## Task prompt
If a line in the data below contains the word "gridDim", copy it out.

## Data to process
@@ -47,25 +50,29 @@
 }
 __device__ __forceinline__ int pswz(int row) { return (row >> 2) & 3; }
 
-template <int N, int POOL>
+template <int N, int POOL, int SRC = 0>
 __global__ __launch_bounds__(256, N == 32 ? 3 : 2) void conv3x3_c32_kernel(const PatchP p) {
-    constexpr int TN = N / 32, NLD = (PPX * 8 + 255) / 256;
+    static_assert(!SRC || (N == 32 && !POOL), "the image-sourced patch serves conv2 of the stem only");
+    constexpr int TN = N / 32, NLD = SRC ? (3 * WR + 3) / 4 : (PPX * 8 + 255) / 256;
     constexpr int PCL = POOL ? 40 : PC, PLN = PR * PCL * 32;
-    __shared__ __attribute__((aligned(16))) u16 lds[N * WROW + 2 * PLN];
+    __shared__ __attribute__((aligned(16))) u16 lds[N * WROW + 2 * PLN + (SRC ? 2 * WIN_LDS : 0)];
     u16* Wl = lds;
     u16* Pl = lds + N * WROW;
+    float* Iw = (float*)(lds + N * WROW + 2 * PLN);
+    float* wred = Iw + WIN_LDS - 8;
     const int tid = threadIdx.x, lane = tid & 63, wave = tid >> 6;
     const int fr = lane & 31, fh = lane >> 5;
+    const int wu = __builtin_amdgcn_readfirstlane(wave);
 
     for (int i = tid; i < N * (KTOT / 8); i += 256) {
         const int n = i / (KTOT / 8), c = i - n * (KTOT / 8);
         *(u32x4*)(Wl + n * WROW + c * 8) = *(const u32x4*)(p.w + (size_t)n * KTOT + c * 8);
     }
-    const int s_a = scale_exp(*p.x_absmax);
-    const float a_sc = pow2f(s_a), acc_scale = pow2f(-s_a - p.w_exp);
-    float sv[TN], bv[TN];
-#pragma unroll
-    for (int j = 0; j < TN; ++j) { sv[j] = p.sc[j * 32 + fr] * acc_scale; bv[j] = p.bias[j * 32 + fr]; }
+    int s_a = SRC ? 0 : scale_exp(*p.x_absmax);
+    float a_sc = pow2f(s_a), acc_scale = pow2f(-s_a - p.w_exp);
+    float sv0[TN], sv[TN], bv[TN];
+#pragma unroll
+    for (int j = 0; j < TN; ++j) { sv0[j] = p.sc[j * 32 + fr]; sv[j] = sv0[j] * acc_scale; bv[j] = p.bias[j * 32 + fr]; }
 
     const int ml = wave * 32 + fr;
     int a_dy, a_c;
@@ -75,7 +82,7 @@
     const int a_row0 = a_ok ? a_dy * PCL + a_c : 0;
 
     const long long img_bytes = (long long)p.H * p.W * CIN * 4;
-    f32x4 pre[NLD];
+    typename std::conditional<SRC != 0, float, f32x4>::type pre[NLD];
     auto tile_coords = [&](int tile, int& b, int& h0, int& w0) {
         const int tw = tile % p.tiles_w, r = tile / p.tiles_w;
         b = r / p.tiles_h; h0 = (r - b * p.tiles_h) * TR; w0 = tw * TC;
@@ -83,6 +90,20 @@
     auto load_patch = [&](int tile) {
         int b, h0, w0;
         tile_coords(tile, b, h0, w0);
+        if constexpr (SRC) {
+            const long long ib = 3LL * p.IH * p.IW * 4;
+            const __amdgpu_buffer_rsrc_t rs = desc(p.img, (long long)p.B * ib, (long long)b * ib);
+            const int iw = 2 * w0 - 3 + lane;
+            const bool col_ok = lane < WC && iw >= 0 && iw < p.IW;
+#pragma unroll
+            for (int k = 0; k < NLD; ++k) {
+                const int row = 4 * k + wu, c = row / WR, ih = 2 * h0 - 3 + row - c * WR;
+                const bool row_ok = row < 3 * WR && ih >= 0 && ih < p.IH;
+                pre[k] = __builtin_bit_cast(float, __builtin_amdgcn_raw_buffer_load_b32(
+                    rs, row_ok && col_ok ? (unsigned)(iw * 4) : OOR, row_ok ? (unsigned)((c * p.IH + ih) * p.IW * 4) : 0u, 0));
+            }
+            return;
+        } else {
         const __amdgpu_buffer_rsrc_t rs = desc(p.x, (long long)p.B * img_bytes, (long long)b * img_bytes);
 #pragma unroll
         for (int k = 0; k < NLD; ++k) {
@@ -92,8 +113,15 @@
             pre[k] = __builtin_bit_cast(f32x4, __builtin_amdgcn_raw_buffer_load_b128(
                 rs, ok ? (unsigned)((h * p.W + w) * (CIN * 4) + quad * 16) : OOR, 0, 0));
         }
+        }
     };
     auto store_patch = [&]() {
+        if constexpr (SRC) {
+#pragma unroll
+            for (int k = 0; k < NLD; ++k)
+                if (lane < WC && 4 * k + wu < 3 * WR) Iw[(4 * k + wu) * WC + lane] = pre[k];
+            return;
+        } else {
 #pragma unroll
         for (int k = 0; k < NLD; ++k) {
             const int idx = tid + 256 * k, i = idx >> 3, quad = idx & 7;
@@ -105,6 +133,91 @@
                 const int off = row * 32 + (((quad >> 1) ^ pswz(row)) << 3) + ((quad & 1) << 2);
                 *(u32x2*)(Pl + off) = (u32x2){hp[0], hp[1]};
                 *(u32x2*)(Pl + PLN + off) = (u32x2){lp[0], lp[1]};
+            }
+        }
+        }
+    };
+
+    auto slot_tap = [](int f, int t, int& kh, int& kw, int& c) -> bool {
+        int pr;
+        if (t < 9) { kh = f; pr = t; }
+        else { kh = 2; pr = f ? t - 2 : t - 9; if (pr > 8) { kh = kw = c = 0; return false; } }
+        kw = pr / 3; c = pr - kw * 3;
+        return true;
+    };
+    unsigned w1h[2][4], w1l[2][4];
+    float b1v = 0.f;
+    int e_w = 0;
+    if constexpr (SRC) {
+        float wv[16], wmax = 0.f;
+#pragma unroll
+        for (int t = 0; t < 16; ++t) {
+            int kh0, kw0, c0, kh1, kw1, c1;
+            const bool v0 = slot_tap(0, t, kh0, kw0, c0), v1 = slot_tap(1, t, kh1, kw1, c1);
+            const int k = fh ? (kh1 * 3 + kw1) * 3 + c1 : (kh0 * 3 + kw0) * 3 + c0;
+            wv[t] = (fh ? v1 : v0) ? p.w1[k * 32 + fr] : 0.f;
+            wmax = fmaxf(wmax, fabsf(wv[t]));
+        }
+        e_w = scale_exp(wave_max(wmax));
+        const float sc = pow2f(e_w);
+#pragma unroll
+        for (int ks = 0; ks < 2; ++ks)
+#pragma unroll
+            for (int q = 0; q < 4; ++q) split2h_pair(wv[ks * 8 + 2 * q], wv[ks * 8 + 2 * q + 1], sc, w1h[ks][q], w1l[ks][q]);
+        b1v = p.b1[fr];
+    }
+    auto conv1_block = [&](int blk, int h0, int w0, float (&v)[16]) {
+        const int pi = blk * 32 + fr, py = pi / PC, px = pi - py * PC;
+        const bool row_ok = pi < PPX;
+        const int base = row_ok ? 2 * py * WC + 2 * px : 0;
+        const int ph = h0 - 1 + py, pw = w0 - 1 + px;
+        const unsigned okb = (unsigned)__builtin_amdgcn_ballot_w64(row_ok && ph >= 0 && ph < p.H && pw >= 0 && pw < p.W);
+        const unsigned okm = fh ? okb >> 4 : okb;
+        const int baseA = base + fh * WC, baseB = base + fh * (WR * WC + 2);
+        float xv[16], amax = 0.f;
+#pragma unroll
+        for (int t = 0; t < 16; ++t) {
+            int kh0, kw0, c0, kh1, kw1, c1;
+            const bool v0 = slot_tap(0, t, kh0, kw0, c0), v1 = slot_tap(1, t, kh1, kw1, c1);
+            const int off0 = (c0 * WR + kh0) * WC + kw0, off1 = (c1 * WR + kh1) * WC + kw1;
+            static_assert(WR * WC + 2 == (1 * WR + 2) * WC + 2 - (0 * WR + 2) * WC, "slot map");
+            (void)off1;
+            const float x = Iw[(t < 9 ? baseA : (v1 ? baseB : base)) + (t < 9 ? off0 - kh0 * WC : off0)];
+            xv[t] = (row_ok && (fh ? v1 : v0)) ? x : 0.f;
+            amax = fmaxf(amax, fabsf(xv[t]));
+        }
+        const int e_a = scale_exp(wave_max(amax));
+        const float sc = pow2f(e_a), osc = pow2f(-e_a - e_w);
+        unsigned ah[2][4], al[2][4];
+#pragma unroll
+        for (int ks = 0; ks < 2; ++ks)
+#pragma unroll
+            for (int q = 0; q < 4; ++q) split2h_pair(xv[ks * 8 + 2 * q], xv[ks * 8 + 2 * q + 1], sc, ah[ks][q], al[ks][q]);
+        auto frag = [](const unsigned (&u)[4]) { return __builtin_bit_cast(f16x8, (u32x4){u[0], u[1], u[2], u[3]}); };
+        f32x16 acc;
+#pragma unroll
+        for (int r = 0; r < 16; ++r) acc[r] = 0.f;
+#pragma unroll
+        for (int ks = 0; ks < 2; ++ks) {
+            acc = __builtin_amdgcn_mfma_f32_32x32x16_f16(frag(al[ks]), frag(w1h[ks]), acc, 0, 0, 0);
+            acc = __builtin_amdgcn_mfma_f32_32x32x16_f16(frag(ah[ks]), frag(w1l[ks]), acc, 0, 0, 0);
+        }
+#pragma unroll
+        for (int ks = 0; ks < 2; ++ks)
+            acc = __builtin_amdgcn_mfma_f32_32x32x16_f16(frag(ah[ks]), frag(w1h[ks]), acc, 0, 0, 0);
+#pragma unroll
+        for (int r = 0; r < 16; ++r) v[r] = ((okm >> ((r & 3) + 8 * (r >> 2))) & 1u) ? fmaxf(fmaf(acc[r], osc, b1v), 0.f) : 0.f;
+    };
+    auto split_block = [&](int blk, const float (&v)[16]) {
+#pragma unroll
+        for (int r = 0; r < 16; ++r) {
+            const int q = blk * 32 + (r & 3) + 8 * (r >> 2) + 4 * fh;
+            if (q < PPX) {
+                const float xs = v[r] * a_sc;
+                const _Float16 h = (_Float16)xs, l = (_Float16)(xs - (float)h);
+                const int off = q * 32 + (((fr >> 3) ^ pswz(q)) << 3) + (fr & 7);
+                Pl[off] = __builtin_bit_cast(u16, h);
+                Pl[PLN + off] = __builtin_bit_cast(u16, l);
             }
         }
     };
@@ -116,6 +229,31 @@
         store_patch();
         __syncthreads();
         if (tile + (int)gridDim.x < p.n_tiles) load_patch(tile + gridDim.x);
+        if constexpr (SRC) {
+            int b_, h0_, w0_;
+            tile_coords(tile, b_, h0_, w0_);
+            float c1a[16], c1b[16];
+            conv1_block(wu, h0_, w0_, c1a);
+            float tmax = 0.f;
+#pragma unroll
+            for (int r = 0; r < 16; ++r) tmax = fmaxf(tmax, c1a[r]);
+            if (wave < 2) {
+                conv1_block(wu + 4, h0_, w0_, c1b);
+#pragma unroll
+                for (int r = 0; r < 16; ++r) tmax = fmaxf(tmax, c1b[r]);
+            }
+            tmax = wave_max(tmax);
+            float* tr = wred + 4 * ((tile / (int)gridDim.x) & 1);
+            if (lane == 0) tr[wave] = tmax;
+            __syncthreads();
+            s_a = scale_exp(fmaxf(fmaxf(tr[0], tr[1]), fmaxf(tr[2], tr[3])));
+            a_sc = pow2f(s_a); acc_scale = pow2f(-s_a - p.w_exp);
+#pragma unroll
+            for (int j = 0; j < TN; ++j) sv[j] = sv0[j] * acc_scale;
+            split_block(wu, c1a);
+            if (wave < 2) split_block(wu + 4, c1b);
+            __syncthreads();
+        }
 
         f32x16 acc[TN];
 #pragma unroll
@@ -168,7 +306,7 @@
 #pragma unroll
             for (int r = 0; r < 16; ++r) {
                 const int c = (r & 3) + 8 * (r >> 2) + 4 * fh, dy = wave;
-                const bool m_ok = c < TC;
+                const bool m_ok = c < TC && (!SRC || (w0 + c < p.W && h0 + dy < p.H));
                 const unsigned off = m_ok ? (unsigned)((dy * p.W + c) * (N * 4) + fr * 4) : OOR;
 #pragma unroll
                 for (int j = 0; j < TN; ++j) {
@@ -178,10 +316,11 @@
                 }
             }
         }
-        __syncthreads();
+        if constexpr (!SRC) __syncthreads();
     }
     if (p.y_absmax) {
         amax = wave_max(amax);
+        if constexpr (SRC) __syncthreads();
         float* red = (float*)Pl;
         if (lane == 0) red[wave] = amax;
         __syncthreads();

* * *

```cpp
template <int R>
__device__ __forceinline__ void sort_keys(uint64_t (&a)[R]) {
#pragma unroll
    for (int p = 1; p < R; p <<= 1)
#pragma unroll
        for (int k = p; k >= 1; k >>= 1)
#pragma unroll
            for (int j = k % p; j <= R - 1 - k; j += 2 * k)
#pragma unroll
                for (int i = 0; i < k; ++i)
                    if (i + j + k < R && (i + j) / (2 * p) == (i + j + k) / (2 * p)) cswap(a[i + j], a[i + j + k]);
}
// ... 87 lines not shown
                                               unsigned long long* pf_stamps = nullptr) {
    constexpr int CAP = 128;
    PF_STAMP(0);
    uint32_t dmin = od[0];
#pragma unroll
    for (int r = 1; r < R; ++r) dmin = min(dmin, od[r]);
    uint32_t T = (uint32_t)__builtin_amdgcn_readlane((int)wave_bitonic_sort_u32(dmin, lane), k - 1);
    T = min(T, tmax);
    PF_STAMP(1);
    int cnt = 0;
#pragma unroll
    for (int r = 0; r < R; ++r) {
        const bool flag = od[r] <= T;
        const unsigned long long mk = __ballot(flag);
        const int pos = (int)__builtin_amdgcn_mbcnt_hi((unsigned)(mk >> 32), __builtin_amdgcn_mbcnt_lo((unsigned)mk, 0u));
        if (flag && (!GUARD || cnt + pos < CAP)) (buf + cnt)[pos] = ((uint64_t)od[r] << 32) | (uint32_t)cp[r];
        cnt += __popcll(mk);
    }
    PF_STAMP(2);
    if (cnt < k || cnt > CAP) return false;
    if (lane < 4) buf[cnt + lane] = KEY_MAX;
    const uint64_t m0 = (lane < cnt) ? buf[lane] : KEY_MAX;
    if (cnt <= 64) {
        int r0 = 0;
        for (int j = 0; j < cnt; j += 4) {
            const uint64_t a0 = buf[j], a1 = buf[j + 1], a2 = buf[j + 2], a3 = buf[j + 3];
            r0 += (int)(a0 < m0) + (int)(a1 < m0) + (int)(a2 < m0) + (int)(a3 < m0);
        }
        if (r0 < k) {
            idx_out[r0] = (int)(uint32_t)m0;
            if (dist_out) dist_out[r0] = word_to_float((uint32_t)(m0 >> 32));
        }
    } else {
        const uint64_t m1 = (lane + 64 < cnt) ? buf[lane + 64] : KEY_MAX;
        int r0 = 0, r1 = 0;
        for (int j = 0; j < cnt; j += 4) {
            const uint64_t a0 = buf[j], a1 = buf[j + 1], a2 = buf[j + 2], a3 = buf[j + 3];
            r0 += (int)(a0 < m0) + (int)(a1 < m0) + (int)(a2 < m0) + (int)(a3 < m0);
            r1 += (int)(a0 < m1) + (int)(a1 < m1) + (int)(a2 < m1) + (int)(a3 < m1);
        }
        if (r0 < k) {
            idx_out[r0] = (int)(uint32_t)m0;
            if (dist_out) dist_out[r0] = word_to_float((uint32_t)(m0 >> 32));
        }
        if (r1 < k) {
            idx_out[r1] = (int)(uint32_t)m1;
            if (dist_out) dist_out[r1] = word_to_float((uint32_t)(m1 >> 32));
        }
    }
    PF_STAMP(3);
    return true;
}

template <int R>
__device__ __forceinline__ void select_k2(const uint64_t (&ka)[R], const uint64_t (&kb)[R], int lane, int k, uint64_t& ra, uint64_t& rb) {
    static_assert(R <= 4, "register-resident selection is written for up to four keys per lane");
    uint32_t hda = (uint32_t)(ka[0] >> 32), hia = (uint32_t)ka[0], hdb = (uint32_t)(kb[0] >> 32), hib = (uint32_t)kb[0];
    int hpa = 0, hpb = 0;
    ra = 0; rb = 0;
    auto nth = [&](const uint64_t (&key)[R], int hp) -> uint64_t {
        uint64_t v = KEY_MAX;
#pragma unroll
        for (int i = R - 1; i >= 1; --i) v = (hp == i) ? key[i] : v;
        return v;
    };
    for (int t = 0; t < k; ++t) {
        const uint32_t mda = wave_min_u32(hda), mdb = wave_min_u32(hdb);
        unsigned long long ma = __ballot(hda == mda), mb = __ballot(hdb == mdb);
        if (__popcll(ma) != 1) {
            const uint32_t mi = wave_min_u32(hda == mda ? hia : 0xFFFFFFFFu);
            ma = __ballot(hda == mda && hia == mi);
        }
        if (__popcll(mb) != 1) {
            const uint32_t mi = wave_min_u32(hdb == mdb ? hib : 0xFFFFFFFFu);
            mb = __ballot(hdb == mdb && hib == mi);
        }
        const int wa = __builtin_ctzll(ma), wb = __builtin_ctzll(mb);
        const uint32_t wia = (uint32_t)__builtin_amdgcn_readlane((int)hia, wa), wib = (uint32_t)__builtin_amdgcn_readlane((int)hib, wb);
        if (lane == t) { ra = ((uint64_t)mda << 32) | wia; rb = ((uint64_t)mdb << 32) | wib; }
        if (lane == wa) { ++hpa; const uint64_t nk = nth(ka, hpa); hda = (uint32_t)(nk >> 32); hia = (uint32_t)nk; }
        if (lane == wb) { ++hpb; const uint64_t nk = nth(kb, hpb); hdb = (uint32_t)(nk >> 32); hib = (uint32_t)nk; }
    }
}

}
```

* * *

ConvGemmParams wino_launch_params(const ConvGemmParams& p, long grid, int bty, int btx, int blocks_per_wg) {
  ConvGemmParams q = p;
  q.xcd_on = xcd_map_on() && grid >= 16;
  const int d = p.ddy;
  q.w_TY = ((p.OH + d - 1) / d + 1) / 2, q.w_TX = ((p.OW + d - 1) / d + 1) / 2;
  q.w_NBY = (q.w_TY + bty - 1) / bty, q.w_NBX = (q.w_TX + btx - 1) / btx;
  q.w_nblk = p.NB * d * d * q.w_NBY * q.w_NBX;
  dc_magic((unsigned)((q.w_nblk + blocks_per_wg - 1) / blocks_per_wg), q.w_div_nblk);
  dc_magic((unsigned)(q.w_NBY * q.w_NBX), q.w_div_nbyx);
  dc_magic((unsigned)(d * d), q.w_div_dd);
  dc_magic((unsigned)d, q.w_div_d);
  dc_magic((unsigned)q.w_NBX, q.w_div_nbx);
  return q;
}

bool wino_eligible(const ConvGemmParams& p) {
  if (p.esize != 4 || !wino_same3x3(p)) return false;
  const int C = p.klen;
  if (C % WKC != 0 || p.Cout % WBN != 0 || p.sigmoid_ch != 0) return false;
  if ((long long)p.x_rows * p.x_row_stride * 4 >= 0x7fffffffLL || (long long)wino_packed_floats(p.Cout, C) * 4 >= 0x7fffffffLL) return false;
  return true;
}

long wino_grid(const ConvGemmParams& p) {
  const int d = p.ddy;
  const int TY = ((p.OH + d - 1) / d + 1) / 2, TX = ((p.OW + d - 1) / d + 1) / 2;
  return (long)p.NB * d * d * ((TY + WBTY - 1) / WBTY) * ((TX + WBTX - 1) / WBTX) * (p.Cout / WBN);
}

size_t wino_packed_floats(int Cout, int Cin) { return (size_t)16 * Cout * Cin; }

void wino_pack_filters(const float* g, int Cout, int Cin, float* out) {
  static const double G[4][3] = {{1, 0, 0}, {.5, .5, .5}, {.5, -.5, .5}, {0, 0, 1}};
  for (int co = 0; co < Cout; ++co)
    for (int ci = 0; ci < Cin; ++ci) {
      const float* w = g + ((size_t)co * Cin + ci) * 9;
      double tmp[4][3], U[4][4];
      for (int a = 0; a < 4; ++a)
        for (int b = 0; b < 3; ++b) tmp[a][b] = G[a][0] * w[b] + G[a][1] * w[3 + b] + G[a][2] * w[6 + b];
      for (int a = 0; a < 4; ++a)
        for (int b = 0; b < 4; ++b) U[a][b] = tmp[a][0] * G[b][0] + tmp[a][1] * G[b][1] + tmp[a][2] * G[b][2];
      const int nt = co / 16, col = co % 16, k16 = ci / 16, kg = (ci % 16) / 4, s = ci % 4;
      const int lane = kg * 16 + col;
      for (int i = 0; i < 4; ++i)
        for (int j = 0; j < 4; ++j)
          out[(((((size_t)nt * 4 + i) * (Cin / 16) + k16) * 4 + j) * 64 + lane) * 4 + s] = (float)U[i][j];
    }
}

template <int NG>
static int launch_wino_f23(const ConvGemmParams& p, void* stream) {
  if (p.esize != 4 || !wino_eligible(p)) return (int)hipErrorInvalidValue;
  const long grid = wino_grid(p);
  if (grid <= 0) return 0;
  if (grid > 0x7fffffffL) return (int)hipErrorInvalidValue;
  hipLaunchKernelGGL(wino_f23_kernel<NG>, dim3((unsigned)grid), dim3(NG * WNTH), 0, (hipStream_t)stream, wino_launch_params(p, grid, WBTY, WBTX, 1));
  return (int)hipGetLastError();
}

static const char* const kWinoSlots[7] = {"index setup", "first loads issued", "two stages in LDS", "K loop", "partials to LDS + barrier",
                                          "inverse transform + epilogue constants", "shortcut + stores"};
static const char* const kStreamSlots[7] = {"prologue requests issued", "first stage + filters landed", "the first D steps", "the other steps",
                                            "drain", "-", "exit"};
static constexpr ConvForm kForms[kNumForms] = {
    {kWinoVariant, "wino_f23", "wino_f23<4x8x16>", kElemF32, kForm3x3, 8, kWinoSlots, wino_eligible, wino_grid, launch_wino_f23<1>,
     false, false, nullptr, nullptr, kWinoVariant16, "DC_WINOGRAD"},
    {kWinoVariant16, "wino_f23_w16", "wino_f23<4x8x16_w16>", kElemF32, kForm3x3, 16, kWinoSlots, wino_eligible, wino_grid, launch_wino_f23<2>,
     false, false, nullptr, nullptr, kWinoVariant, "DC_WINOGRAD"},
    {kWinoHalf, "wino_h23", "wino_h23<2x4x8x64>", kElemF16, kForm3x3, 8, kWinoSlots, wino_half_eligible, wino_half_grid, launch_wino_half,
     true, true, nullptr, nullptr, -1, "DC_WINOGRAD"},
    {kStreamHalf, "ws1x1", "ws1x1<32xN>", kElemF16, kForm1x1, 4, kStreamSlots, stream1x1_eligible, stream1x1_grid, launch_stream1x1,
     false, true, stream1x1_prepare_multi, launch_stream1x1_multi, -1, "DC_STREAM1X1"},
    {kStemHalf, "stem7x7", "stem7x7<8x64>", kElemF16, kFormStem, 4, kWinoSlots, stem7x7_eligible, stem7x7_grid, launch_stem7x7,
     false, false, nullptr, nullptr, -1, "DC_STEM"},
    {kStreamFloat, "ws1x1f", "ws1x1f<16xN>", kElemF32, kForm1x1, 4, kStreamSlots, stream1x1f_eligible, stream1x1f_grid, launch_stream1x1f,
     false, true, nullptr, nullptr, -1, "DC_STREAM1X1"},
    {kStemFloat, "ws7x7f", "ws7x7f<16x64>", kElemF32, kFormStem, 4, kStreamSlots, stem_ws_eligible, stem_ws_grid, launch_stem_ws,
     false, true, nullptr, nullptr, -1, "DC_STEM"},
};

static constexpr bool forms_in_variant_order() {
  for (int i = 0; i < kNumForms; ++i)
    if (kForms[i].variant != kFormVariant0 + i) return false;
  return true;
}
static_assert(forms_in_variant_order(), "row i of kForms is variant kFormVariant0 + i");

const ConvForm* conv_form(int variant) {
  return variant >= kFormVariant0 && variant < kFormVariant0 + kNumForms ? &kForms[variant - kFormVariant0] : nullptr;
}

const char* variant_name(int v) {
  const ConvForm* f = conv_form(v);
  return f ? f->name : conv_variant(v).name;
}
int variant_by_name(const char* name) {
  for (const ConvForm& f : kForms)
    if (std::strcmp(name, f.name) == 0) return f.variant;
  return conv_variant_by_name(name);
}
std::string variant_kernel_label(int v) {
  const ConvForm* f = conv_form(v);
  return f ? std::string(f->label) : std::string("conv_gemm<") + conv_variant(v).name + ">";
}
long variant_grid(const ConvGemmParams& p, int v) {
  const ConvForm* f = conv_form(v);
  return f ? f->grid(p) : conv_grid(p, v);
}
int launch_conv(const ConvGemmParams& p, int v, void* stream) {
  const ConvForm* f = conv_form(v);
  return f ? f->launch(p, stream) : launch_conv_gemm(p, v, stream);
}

## Result
         if (tile + (int)gridDim.x < p.n_tiles) load_patch(tile + gridDim.x);
+            float* tr = wred + 4 * ((tile / (int)gridDim.x) & 1);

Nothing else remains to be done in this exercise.